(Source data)
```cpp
hipError_t ORB_CAT(front_launch_fp, TINYORB_FRONT_FP)(const FrontLaunch& L) {
    const dim3 grid(L.grid);
    const bool tiled = L.g.tiled != 0u;
    if (L.g.lvl == 0u && !L.input_y8 && !L.from_plane) {
        const dim3 block(kFrontThreadsL0);
        if (tiled && L.general) { FRONT_BY_ROWS_TILED(true COMMA false, true COMMA true COMMA false COMMA false COMMA 0 COMMA FP) }
        else if (tiled) { FRONT_BY_ROWS_TILED(true COMMA false, false COMMA true COMMA false COMMA false COMMA 0 COMMA FP) }
        else if (L.general) { FRONT_BY_ROWS(true COMMA false, true COMMA false COMMA false COMMA false COMMA 0 COMMA FP) }
        else { FRONT_BY_ROWS(true COMMA false, false COMMA false COMMA false COMMA false COMMA 0 COMMA FP) }
        return hipGetLastError();
    }
    if constexpr (kRest) {
        if (L.g.lvl == 0u && !L.from_plane) {
            const dim3 block(kFrontThreadsL0);
            if (tiled && L.general) { FRONT_BY_ROWS_TILED(true COMMA true, true COMMA true COMMA false COMMA false COMMA 0 COMMA FPB) }
            else if (tiled) { FRONT_BY_ROWS_TILED(true COMMA true, false COMMA true COMMA false COMMA false COMMA 0 COMMA FPB) }
            else if (L.general) { FRONT_BY_ROWS(true COMMA true, true COMMA false COMMA false COMMA false COMMA 0 COMMA FPB) }
            else { FRONT_BY_ROWS(true COMMA true, false COMMA false COMMA false COMMA false COMMA 0 COMMA FPB) }
        } else if (L.ln_threads == (uint32_t)kFrontThreadsLNBig) {
            const dim3 block(kFrontThreadsLNBig);
            FRONT_BY_ROWS(false COMMA false, false COMMA false COMMA false COMMA false COMMA kFrontThreadsLNBig COMMA FPB)
        } else {
            const dim3 block(kFrontThreadsLN);
            if (L.oob) {
                if (tiled) { FRONT_BY_ROWS_TILED(false COMMA false, false COMMA true COMMA false COMMA true COMMA 0 COMMA FPB) }
                else { FRONT_BY_ROWS(false COMMA false, false COMMA false COMMA false COMMA true COMMA 0 COMMA FPB) }
            } else if (tiled) { FRONT_BY_ROWS_TILED(false COMMA false, false COMMA true COMMA false COMMA false COMMA 0 COMMA FPB) }
            else { FRONT_BY_ROWS(false COMMA false, false COMMA false COMMA false COMMA false COMMA 0 COMMA FPB) }
        }
        return hipGetLastError();
    }
    return hipErrorInvalidValue;
}

hipError_t ORB_CAT(front_pair_launch_fp, TINYORB_FRONT_FP)(const FrontPairLaunch& L) {
    const dim3 grid(L.g0.n_bands + L.g1.n_bands), block(kFrontThreadsL0);
    if (!L.input_y8) {
        hipLaunchKernelGGL((k_front_pair<8, 8, false, FP>), grid, block, L.lds, L.stream, L.frames, L.frame_bytes, L.gray, L.blur, L.blur_rowc, L.pyr, L.g0,
                           L.g1, L.thr, L.seg_counts, L.segments);
        return hipGetLastError();
    }
    if constexpr (kRest) {
        hipLaunchKernelGGL((k_front_pair<8, 8, true, FPB>), grid, block, L.lds, L.stream, L.frames, L.frame_bytes, L.gray, L.blur, L.blur_rowc, L.pyr, L.g0,
                           L.g1, L.thr, L.seg_counts, L.segments);
        return hipGetLastError();
    }
    return hipErrorInvalidValue;
}

hipError_t ORB_CAT(front_set_max_lds_fp, TINYORB_FRONT_FP)(int max_lds) {
#define FN(...) reinterpret_cast<const void*>(&k_front<__VA_ARGS__>)
#define FN4(PRE, POST) FN(PRE, 64, POST), FN(PRE, 32, POST), FN(PRE, 16, POST), FN(PRE, 8, POST)
#define FN2(PRE, POST) FN(PRE, 16, POST), FN(PRE, 8, POST)
    const void* const rgba[] = {
        FN4(true COMMA false, false COMMA false COMMA false COMMA false COMMA 0 COMMA FP), FN4(true COMMA false, true COMMA false COMMA false COMMA false COMMA 0 COMMA FP),
        FN2(true COMMA false, false COMMA true COMMA false COMMA false COMMA 0 COMMA FP), FN2(true COMMA false, true COMMA true COMMA false COMMA false COMMA 0 COMMA FP),
        reinterpret_cast<const void*>(&k_front_pair<8, 8, false, FP>)};
    for (const void* f : rgba)
        if (hipError_t e = hipFuncSetAttribute(f, hipFuncAttributeMaxDynamicSharedMemorySize, max_lds)) return e;
    if constexpr (kRest) {
        const void* const rest[] = {
            FN4(true COMMA true, false COMMA false COMMA false COMMA false COMMA 0 COMMA FPB), FN4(true COMMA true, true COMMA false COMMA false COMMA false COMMA 0 COMMA FPB),
            FN2(true COMMA true, false COMMA true COMMA false COMMA false COMMA 0 COMMA FPB), FN2(true COMMA true, true COMMA true COMMA false COMMA false COMMA 0 COMMA FPB),
            FN4(false COMMA false, false COMMA false COMMA false COMMA false COMMA kFrontThreadsLNBig COMMA FPB),
            FN4(false COMMA false, false COMMA false COMMA false COMMA true COMMA 0 COMMA FPB), FN2(false COMMA false, false COMMA true COMMA false COMMA true COMMA 0 COMMA FPB),
            FN2(false COMMA false, false COMMA true COMMA false COMMA false COMMA 0 COMMA FPB), FN4(false COMMA false, false COMMA false COMMA false COMMA false COMMA 0 COMMA FPB),
            reinterpret_cast<const void*>(&k_front_pair<8, 8, true, FPB>)};
        for (const void* f : rest)
            if (hipError_t e = hipFuncSetAttribute(f, hipFuncAttributeMaxDynamicSharedMemorySize, max_lds)) return e;
    }
    return hipSuccess;
#undef FN
#undef FN4
#undef FN2
}

}
```

tinyslam_amd/csrc/orb_front_launch.h:

```cpp
#pragma once
#include "orb_kernels_front.h"

namespace orb {

struct FrontLaunch {
    const uint8_t* frames;
    size_t frame_bytes;
    uint16_t* gray;
    uint16_t* blur;
    uint16_t* blur_rowc;
    Pyramid pyr;
    FrontGeom g;
    float thr;
    uint32_t* seg_counts;
    CornerData* segments;
    hipStream_t stream;
    uint32_t grid;
    uint32_t lds;
    uint32_t band_rows;
    uint32_t ln_threads;
    bool input_y8;
    bool general;
    bool oob;
    bool from_plane;
};

struct FrontPairLaunch {
    const uint8_t* frames;
    size_t frame_bytes;
    uint16_t* gray;
    uint16_t* blur;
    uint16_t* blur_rowc;
    Pyramid pyr;
    FrontGeom g0, g1;
    float thr;
    uint32_t* seg_counts;
    CornerData* segments;
    hipStream_t stream;
    uint32_t lds;
    bool input_y8;
};

#define ORB_FRONT_DECL(F)                                        \
    hipError_t front_launch_fp##F(const FrontLaunch& L);         \
    hipError_t front_pair_launch_fp##F(const FrontPairLaunch& L); \
    hipError_t front_set_max_lds_fp##F(int max_lds);
ORB_FRONT_DECL(0) ORB_FRONT_DECL(1) ORB_FRONT_DECL(2) ORB_FRONT_DECL(3) ORB_FRONT_DECL(4) ORB_FRONT_DECL(5) ORB_FRONT_DECL(6) ORB_FRONT_DECL(7)
#undef ORB_FRONT_DECL

inline uint32_t front_form(uint32_t fp_contract, bool computes_luminance) {
    return (computes_luminance ? (uint32_t)lum_form(fp_contract) : 0u) | ((fp_contract & kFpBlur) ? 4u : 0u);
}

}
```

tinyslam_amd/csrc/orb_kernels_front.h:

```cpp
#pragma once
#include "../../include/tinyorb.h"
#include "orb_device.h"

namespace orb {

constexpr int kFrontThreadsL0 = 1024;
constexpr int kFrontThreadsLN = 512;
constexpr int kFrontThreadsLNBig = 1024;
constexpr int kFrontRows = 16;
constexpr int kFrontRowsWide = 8;
constexpr int kFrontTmpRows = 2;
constexpr int kFrontQueue = 4096;
constexpr int kFrontBandHeights[] = {64, 32, 16, 8};
__host__ __device__ constexpr int front_x_bits(int rows) { return rows == 64 ? 9 : rows == 32 ? 10 : rows == 16 ? 11 : 12; }
__host__ __device__ constexpr uint32_t front_mask_bit(int k, bool under) { return 1u << (8 * (k & 1) + (under ? 4 : 0) + (k >> 1)); }
constexpr int kFrontMaxWidth = 2048;
constexpr int kFrontMaxWidthWide = 4096;
constexpr int kFrontMaxWidthTiled = 16384;
constexpr int kFrontTileW = 1280;
constexpr int kLdsPad = 8;

struct FrontGeom {
    uint32_t lvl;
    uint32_t rows;
    uint32_t tiled;
    uint32_t tw;
    uint32_t n_ct;
    uint32_t xb;
    uint32_t far_i0, far_i1;
    uint32_t tmp_halfs;
    uint32_t gw, gh;
    uint32_t n_bands;
    uint32_t n_frames;
    uint32_t ls;
    uint32_t ts;
    uint32_t write_mip;
    uint32_t store_grey;
    uint32_t xcd_swizzle;
    uint32_t phase_mask;
    uint32_t slot_base;
    uint32_t n_slots;
    uint32_t seg_cap;
    uint32_t n_classes;
    uint32_t blur_p;
    uint32_t blur_q;
    uint32_t n_var;
    unsigned long long* stamps;
    uint32_t ovf_words;
    uint32_t oob;
    float wq;
    uint32_t fp;
};
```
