# floatingtrees/video-VAE

Hardware: AMD Instinct MI355X
Metric: video frames/sec (fwd+bwd) at Bx3x16x256x256 (higher is better)
Workload: dtype bf16; 1 GPU; C3: full VideoVAE (enc 9 / dec 12 FactoredAttention + 3D-conv UNet) train step, B=4/GPU x 3x16x256x256, bf16 compute, fp32 params, recon+KL loss, clip+Adam; flavour=model, params=170631304, global_batch=4, frames_per_clip=16, parallelism=dp1, launch_mode=hipgraph(fwd+bwd) + eager all-reduce/clip/Adam

## Files before the change

video_vae_amd/csrc/attn_rows.hpp:

```cpp
#pragma once
#include "common.hpp"

namespace {

template <typename T_> struct Vw;
template <> struct Vw<float> { static constexpr int n = 4; };
template <> struct Vw<bf16_t> { static constexpr int n = 8; };

template <typename T_, int D, int LPR> struct Slice {
    static constexpr int DL = D / LPR;
    static constexpr int HL = DL / 2;
    static constexpr int H = D / 2;
    static constexpr int V = Vw<T_>::n < HL ? Vw<T_>::n : HL;
    static_assert(HL % V == 0 && HL >= 4, "slice halves must be whole vectors");
    static __device__ __forceinline__ int ch(int r, int p) { return r < HL ? p * HL + r : H + p * HL + (r - HL); }
    static __device__ __forceinline__ int lo(int p) { return p * HL; }
    static __device__ __forceinline__ int hi(int p) { return H + p * HL; }
};

__device__ __forceinline__ float dpp_xor1(float v) {
    return __int_as_float(__builtin_amdgcn_mov_dpp(__float_as_int(v), 0xB1, 0xf, 0xf, true));
}
__device__ __forceinline__ float dpp_xor2(float v) {
    return __int_as_float(__builtin_amdgcn_mov_dpp(__float_as_int(v), 0x4E, 0xf, 0xf, true));
}
template <int LPR> __device__ __forceinline__ float lpr_sum(float v) {
    static_assert(LPR == 1 || LPR == 2 || LPR == 4, "frames are split over at most a lane quad");
    if (LPR >= 2) v += dpp_xor1(v);
    if (LPR >= 4) v += dpp_xor2(v);
    return v;
}
template <int LPR> __device__ __forceinline__ float frames_sum(float v) { return butterfly_sum<32, LPR>(v); }

template <typename T_, int D, int LPR>
__device__ __forceinline__ void load_row(const T_* __restrict__ row, int p, float (&r)[D / LPR]) {
    using S = Slice<T_, D, LPR>;
#pragma unroll
    for (int half = 0; half < 2; ++half) {
        const T_* src = row + (half ? S::hi(p) : S::lo(p));
#pragma unroll
        for (int c = 0; c < S::HL / S::V; ++c) {
            float t[S::V];
            VecIO<T_, S::V>::load(src + c * S::V, t);
#pragma unroll
            for (int e = 0; e < S::V; ++e) r[half * S::HL + c * S::V + e] = t[e];
        }
    }
}
template <typename T_, int D, int LPR>
__device__ __forceinline__ void store_row(T_* __restrict__ row, int p, const float (&r)[D / LPR]) {
    using S = Slice<T_, D, LPR>;
#pragma unroll
    for (int half = 0; half < 2; ++half) {
        T_* dst = row + (half ? S::hi(p) : S::lo(p));
#pragma unroll
        for (int c = 0; c < S::HL / S::V; ++c) {
            float t[S::V];
#pragma unroll
            for (int e = 0; e < S::V; ++e) t[e] = r[half * S::HL + c * S::V + e];
            VecIO<T_, S::V>::store(dst + c * S::V, t);
        }
    }
}
template <typename T_, int D, int LPR>
__device__ __forceinline__ void load_tab(const float* __restrict__ row, int p, float (&r)[D / LPR]) {
    using S = Slice<T_, D, LPR>;
#pragma unroll
    for (int i = 0; i < S::DL; ++i) r[i] = row[S::ch(i, p)];
}

template <int DL, int LPR, int D>
__device__ __forceinline__ float xhat_row(float (&x)[DL], float eps) {
    float s = 0.f, ss = 0.f;
#pragma unroll
    for (int i = 0; i < DL; ++i) { s += x[i]; ss += x[i] * x[i]; }
    s = lpr_sum<LPR>(s); ss = lpr_sum<LPR>(ss);
    const float mean = s / D;
    float var = ss / D - mean * mean;
    var = var < 0.f ? 0.f : var;
    const float rstd = rsqrtf(var + eps);
#pragma unroll
    for (int i = 0; i < DL; ++i) x[i] = (x[i] - mean) * rstd;
    return rstd;
}

template <typename T_, int D, int LPR>
__device__ __forceinline__ void ln_rope_row(float (&x)[D / LPR], int p, const float* __restrict__ scale, float eps,
                                            const float* __restrict__ cosr, const float* __restrict__ sinr) {
    using S = Slice<T_, D, LPR>;
    xhat_row<S::DL, LPR, D>(x, eps);
#pragma unroll
    for (int i = 0; i < S::HL; ++i) {
        const int cl = S::ch(i, p), chh = S::ch(i + S::HL, p);
        float lo = x[i] * scale[cl], hi = x[i + S::HL] * scale[chh];
        round2<T_>(lo, hi);
        float a = lo * cosr[cl], b = -hi * sinr[cl], c = hi * cosr[chh], e = lo * sinr[chh];
        round2<T_>(a, b);
        round2<T_>(c, e);
        float y0 = a + b, y1 = c + e;
        round2<T_>(y0, y1);
        x[i] = y0; x[i + S::HL] = y1;
    }
}

template <typename T_, int D, int LPR>
__device__ __forceinline__ void rope_ln_bwd_row(float (&g)[D / LPR], float (&xh)[D / LPR], int p, float rstd,
                                                const float* __restrict__ scale, const float* __restrict__ cosr,
                                                const float* __restrict__ sinr) {
    using S = Slice<T_, D, LPR>;
#pragma unroll
    for (int i = 0; i < S::HL; ++i) {
        const float lo = g[i], hi = g[i + S::HL];
        const int cl = S::ch(i, p), chh = S::ch(i + S::HL, p);
        g[i] = lo * cosr[cl] + hi * sinr[chh];
        g[i + S::HL] = hi * cosr[chh] - lo * sinr[cl];
    }
    float sc[S::DL];
    load_tab<T_, D, LPR>(scale, p, sc);
    float s1 = 0.f, s2 = 0.f;
#pragma unroll
    for (int i = 0; i < S::DL; ++i) {
        const float dxh = g[i] * sc[i];
        s1 += dxh; s2 += dxh * xh[i];
    }
    s1 = lpr_sum<LPR>(s1) / D; s2 = lpr_sum<LPR>(s2) / D;
#pragma unroll
    for (int i = 0; i < S::DL; ++i) {
        const float dy = g[i], x = xh[i];
        g[i] = rstd * (dy * sc[i] - s1 - x * s2);
        xh[i] = dy * x;
    }
}
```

▶ _WHAT THIS TASK INVOLVES_
Return, from the data, each line that has the word "hipFuncSetAttribute" in it.

▶ _TASK RESULT_
        if (hipError_t e = hipFuncSetAttribute(f, hipFuncAttributeMaxDynamicSharedMemorySize, max_lds)) return e;
            if (hipError_t e = hipFuncSetAttribute(f, hipFuncAttributeMaxDynamicSharedMemorySize, max_lds)) return e;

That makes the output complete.